Former swimmer Aliaksandra Herasimenia, one of the most prominent Belarusian athletes in recent decades, was sentenced in absentia to 12 years in prison in Belarus accused of creating “an extremist formation,” the Viasna rights defense association announced Monday. Herasimenia, 36 years old and triple Olympic medalist (two silvers at the London Olympics in 2012 and bronze in Rio de Janeiro in 2016), was sentenced by a Minsk court at the end of a process that began on December 19, Viasna said. .
According to this NGO, the swimmer, who retired in 2019 and lives in exile, was also found guilty for having demanded “sanctions against Belarus”, as well as for “spreading false information about events” that occurred in that country in 2020, during the unprecedented protests against the fraudulent re-election of Aleksandr Lukashenko, in power since 1994. Herasimenia is also accused of carrying out various actions that “endanger national security.”
After the 2020 protests, Herasimenia signed an open letter along with other athletes from her country demanding “free elections” and created the Belarusian Foundation for Sports Solidarity, which financially and legally helps Belarusian athletes persecuted by the authorities, who consider this entity as an “extremist formation”. In April 2021, the swimmer auctioned the gold medal obtained at the 2012 Istanbul World Cups for 13,500 euros with the intention of raising funds to help opposing athletes. The swimmer also criticized Lukashenko’s support for the Russian invasion of Ukraine at the beginning of 2022, the beginning of which last February surprised him in kyiv. “Ukraine has never been our enemy, it is a brother nation,” declared Herasimenia in the first days of the war. Soon after, she left Ukraine with her family across the Polish border and spent part of her exile in Vilnius, the Lithuanian capital.

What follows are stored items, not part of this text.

int mvin_project_relations(const float* entity_emb, const float* relation_kge, const float* w, int n_entity, int nR, int D, float* ws,
                           void* stream) {
    const char* who = "mvin_project_relations";
    if (!entity_emb || !relation_kge || !ws) return fail(-1, "%s: null pointer", who);
    if (n_entity <= 0 || nR <= 0 || (D != 16 && D != 32 && D != 64 && D != 128)) return fail(-2, "%s: n_entity=%d nR=%d D=%d", who, n_entity, nR, D);
    const mvin::RelWs L(n_entity, nR, D);
    if (D == 64) {
        if (int rc = build_entity_tables(who, entity_emb, n_entity, relation_kge, nR, ws + L.ER(), nullptr, 0, nullptr, nullptr, nullptr, stream)) return rc;
    } else {
        float* RT = ws + L.RT();
        if (int rc = hip_result(mvin::launch_transpose_blocks(relation_kge, nR, D, RT, (hipStream_t)stream), who)) return rc;
        mvin_linear_args l{};
        l.src[0] = entity_emb;
        l.nsrc = 1;
        l.Dsrc = D;
        l.Dout = D;
        l.rows = n_entity;
        l.rows_per_group = 1;
        l.W = RT;
        l.w_zstride = (int64_t)L.DD;
        l.out = ws + L.ER();
        l.ldo = D;
        l.nz = nR;
        l.out_zstride = (int64_t)L.tab;
        if (int rc = mvin_linear_fwd(&l, stream)) return rc;
    }
    if (w) return hip_result(mvin::launch_entity_dot(entity_emb, w, n_entity, D, ws + L.hs(), (hipStream_t)stream), who);
    return 0;
}

int mvin_key_addressing_flash_supported(int D, int P, int Nm, int nR, int n_entity) {
    return mvin::key_addr_flash_supported(D, P, Nm, nR, n_entity) ? 1 : 0;
}

static int flash_nseg_bound(int64_t B, int n_user) { return (int)(B < (int64_t)n_user ? B : (int64_t)n_user); }

size_t mvin_key_addressing_flash_ws_elems(int64_t B, int n_user) {
    if (B <= 0 || n_user <= 0) return 0;
    return mvin::key_addr_flash_ws_elems(B, flash_nseg_bound(B, n_user));
}

size_t mvin_key_addressing_flash_tables_elems(int n_entity, int nR, int D, int P, int has_set) {
    if (n_entity <= 0 || nR <= 0 || D <= 0 || P < 0) return 0;
    return mvin::RelWs(n_entity, nR, D).flash_elems(P + (has_set ? 1 : 0));
}

int mvin_key_addressing_flash_prepare(const float* entity_emb, const float* relation_kge, const float* w, const float* user_mlp_W,
                                      int n_entity, int nR, int D, int P, float* ws, void* stream) {
    return flash_prepare_impl("mvin_key_addressing_flash_prepare", entity_emb, relation_kge, w, user_mlp_W, n_entity, nR, D, P, ws, nullptr,
                              stream);
}
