+static __constant__ float c_mu[G] = {0.f, 1.f, 1.25f, 1.5f, 1.75f, 2.f, 2.25f, 2.5f, 2.75f, 3.f,
+                                     3.5f, 4.f, 4.5f, 5.f, 5.5f, 6.f, 7.f, 8.f, 9.f, 10.f};
+
+}
+
+#include "edge_body.h"
+
+namespace cbgx {
+
+template <int WAVES>
+__global__ __launch_bounds__(WAVES * 64) void edge_h2x_fold_kernel(
+    const float* __restrict__ att, const float* __restrict__ x, const float* __restrict__ h,
+    const float* __restrict__ P, const float* __restrict__ qbuf, const int32_t* __restrict__ nbr,
+    const int32_t* __restrict__ deg, const uint8_t* __restrict__ lig, const uint8_t* __restrict__ gen,
+    const float* __restrict__ e_w, int n_nodes, float* __restrict__ out, float* __restrict__ dx_out,
+    const int* __restrict__ act, const int* __restrict__ act_count) {
+    __shared__ __attribute__((aligned(16))) float lds[IMG_SIZE_H2X_FOLD];
+    __shared__ float lds_mu[G];
+    edge_body<false, WAVES, true, false, false, true>(lds, lds_mu, blockIdx.x, gridDim.x, att, x, h, P, qbuf, nbr, deg, lig, gen, e_w,
+                                                      n_nodes, out, dx_out, act, act_count);
+}
+
+bool h2x_fold_enabled() {
+    static const bool on = [] { const char* v = getenv("CBGX_H2X_FOLD"); return !(v && v[0] == '0' && v[1] == 0); }();
+    return on;
+}
+
+hipError_t launch_edge_h2x_fold(const float* att, const float* x, const float* h, const float* P, const float* qbuf,
+                                const int32_t* nbr, const int32_t* deg, const uint8_t* lig, const uint8_t* gen, const float* e_w,
+                                int n_nodes, float* out, float* dx_out, const int* act, const int* act_count, hipStream_t s) {
+    if (n_nodes == 0) return hipSuccess;
+    if (!act || !act_count) return hipErrorInvalidValue;
+    if ((size_t)n_nodes * PROW * sizeof(float) >= (1ull << 32)) return hipErrorInvalidValue;
+    constexpr int W = 8;
+    int grid = (n_nodes + EDGE_MIN_WAVES - 1) / EDGE_MIN_WAVES;
+    if (grid > 256) grid = 256;
+    if (grid >= 64) grid &= ~7;
+    profile_mark_begin(K_EDGE_H2X, s);
+    hipLaunchKernelGGL((edge_h2x_fold_kernel<W>), dim3(grid), dim3(W * 64), 0, s, att, x, h, P, qbuf, nbr, deg, lig, gen, e_w, n_nodes,
+                       out, dx_out, act, act_count);
+    profile_mark_end(s);
+    return hipGetLastError();
+}
+
+}
diff --git a/cbgbench_amd/csrc/edge_mfma.hip b/cbgbench_amd/csrc/edge_mfma.hip
--- a/cbgbench_amd/csrc/edge_mfma.hip
+++ b/cbgbench_amd/csrc/edge_mfma.hip
@@ -146,7 +146,8 @@
 
 __global__ void pack_pp_image_kernel(PackBlocks pb) {
     const int idx = blockIdx.x * blockDim.x + threadIdx.x;
-    if (idx >= (int)PP_IMG_SIZE || !pb.x2h[blockIdx.y]) return;
+    if (idx >= (int)PP_IMG_SIZE) return;
+    if (!pb.x2h[blockIdx.y] && idx < (int)PP_WFOLD) return;
     float* att = pb.att[blockIdx.y];
     const float* img = att + A_IMG;
     float v;
diff --git a/cbgbench_amd/csrc/kernels.h b/cbgbench_amd/csrc/kernels.h
--- a/cbgbench_amd/csrc/kernels.h
+++ b/cbgbench_amd/csrc/kernels.h
@@ -27,7 +27,7 @@
 hipError_t launch_attention(bool x2h, const float* att, const float* x, const float* h, const int32_t* nbr,
                             const int32_t* deg, const uint8_t* lig, const uint8_t* gen, const float* e_w, int n_nodes,
                             float* P, float* Qt, float* qbuf, float* out, float* dx_out, const int* act, const int* act_count,
-                            const int* src, const int* src_count, hipStream_t s);
+                            const int* src, const int* src_count, hipStream_t s, bool inference = false);
 #ifdef CBGX_XCHECK
 extern int g_edge_impl;
 hipError_t launch_knn_v1(const float* x, const int32_t* graph_ptr, int n_graphs, int n_nodes, int32_t* nbr, int32_t* deg,
@@ -88,7 +88,7 @@
 hipError_t launch_node_mfma(const float* att, const float* h, const uint8_t* lig, int n_nodes, float* P, float* qbuf,
                             float* Qt, const int* act, const int* act_count, const int* src, const int* src_count,
                             hipStream_t s, bool large_lists = false, const int* fold = nullptr, const int* fold_count = nullptr,
-                            bool q_direct = false);
+                            bool q_direct = false, bool no_fold = false);
 bool node_qdirect_enabled();
 struct NodeStageJob {
     const float* att;
@@ -97,12 +97,14 @@
     unsigned chunk_mask;
     int proj_only;
     const uint8_t* fold_flag;
+    int no_fold;
 };
 constexpr int NS_JOBS_MAX = 4;
 struct NodeStageJobs { NodeStageJob j[NS_JOBS_MAX]; int n; };
 constexpr int NODE_STAGE_MAX_ROWS = 8192;
 bool add_node_stage_jobs(NodeStageJobs& jobs, const float* att, float* P, float* qbuf, float* Qt, const int* act,
-                         const int* act_count, const int* src, const int* src_count, const uint8_t* fold_flag = nullptr);
+                         const int* act_count, const int* src, const int* src_count, const uint8_t* fold_flag = nullptr,
+                         bool no_fold = false);
 hipError_t launch_node_stage_jobs(const NodeStageJobs& jobs, const float* h, const uint8_t* lig, int n_nodes, hipStream_t s);
 struct GraphFlags {
     const uint8_t *gen, *lig;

Along with Herasimenia, whose specialty was the 50-meter and 100-meter freestyle, Alexandr Opeinik, another of the founders of the Belarusian Foundation for Sports Solidarity, was also sentenced this Monday in absentia and to the same sentence of 12 years in prison, as reported the official Belta news agency.
In a separate case, this Monday Alexander Yarochouk, a prominent union representative, was also sentenced to four years in prison for “seriously undermining public order” in 2020, Viasna said in a statement.
For more than two years, the Belarusian authorities have been carrying out a relentless repression against any movement opposing the Lukashenko regime, which is why most opposition figures are imprisoned or living in exile.